- _Material for the task_:
=== Begin Enclosure ===

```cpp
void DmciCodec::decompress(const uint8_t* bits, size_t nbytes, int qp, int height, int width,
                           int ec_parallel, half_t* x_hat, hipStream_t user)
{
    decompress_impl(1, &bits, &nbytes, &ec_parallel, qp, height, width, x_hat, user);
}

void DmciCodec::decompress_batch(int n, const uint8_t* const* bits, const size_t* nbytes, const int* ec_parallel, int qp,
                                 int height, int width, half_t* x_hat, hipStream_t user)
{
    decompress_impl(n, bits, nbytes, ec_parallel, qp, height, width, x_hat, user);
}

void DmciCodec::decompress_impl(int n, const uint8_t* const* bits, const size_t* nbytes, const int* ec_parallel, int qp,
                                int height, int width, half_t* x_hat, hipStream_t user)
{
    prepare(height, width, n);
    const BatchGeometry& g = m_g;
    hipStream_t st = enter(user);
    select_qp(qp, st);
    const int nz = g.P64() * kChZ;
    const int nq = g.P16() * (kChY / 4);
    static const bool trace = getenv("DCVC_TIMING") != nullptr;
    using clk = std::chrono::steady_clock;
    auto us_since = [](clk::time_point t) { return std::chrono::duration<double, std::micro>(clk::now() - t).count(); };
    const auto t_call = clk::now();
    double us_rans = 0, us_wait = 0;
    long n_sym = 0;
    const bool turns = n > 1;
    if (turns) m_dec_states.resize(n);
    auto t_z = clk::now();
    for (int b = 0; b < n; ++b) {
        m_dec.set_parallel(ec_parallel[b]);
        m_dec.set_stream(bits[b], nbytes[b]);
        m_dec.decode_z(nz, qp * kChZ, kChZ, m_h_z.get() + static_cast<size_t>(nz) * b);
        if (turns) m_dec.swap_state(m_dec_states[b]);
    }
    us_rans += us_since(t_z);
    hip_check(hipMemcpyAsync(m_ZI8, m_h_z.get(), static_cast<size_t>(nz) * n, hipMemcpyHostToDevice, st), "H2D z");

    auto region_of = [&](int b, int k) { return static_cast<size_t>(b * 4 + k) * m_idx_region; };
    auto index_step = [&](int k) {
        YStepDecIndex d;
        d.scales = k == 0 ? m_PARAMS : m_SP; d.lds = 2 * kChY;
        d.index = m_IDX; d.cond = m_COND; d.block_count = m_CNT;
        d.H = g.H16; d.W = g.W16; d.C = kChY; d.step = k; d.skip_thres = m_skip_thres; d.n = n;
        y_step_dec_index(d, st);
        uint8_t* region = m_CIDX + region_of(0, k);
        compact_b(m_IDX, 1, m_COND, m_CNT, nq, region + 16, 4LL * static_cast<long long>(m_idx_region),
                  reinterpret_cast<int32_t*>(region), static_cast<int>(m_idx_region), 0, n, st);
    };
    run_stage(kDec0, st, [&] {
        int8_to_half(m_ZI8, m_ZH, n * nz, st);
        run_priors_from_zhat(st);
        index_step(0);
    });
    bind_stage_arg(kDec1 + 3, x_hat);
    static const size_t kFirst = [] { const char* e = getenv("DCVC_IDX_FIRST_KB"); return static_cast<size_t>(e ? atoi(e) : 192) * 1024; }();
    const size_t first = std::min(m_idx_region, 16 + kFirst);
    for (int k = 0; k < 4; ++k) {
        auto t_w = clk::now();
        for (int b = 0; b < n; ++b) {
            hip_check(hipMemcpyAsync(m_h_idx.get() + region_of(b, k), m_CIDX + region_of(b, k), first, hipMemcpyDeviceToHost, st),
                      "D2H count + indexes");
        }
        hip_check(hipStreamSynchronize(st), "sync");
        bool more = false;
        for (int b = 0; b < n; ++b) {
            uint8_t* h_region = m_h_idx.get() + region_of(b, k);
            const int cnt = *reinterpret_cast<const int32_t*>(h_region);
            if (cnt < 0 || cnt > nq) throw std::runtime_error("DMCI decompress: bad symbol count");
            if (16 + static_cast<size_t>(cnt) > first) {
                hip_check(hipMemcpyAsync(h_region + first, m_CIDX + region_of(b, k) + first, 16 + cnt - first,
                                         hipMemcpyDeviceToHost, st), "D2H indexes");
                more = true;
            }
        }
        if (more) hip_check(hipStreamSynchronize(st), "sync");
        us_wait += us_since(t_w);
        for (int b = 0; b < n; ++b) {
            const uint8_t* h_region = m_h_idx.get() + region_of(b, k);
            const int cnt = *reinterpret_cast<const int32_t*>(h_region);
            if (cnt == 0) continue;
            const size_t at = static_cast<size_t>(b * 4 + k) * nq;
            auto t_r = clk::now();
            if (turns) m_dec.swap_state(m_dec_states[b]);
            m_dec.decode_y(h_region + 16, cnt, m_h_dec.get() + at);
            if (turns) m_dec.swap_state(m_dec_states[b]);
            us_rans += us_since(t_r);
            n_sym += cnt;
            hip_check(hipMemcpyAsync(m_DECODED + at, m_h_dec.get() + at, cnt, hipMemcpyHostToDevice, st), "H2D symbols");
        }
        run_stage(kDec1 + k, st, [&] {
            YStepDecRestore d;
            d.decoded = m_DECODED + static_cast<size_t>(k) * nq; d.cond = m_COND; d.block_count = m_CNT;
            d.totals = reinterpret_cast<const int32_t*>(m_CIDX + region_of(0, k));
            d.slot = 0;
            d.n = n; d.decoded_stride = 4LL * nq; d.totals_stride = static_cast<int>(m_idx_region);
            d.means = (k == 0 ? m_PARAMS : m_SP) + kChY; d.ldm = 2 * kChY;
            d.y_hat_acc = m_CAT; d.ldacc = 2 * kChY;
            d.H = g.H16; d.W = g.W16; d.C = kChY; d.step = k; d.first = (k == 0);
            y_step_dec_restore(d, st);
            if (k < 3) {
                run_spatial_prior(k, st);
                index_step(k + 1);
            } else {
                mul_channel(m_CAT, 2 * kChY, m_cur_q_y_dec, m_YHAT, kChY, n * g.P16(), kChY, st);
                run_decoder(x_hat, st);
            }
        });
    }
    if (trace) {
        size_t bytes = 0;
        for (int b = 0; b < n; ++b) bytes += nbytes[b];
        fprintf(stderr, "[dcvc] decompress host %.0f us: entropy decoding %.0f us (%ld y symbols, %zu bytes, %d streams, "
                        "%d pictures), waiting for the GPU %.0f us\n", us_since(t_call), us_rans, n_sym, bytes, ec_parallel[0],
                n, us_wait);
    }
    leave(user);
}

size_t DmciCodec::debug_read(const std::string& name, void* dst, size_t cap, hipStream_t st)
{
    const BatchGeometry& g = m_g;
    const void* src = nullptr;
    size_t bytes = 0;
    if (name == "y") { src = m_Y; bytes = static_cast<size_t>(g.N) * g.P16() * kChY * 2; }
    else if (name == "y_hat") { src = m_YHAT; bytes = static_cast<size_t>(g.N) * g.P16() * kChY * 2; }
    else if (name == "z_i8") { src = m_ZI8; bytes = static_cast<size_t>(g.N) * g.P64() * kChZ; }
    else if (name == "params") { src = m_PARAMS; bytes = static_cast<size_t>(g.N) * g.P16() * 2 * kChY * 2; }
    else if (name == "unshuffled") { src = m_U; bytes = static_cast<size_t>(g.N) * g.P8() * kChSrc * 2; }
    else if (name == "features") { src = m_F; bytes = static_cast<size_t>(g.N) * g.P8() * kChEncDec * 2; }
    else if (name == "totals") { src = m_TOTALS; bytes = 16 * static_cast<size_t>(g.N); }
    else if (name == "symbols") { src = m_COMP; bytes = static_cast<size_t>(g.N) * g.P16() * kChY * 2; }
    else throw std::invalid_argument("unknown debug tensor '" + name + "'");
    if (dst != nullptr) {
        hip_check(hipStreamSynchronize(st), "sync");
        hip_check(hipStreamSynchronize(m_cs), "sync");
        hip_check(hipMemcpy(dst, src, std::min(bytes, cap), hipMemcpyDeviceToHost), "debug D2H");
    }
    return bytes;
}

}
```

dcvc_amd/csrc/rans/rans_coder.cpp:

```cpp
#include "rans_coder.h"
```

=== End Enclosure ===

- _Work instructions_: State how many lines of the data include the word "hipMemcpyDeviceToHost", with nothing else.

- _Finished task_: 3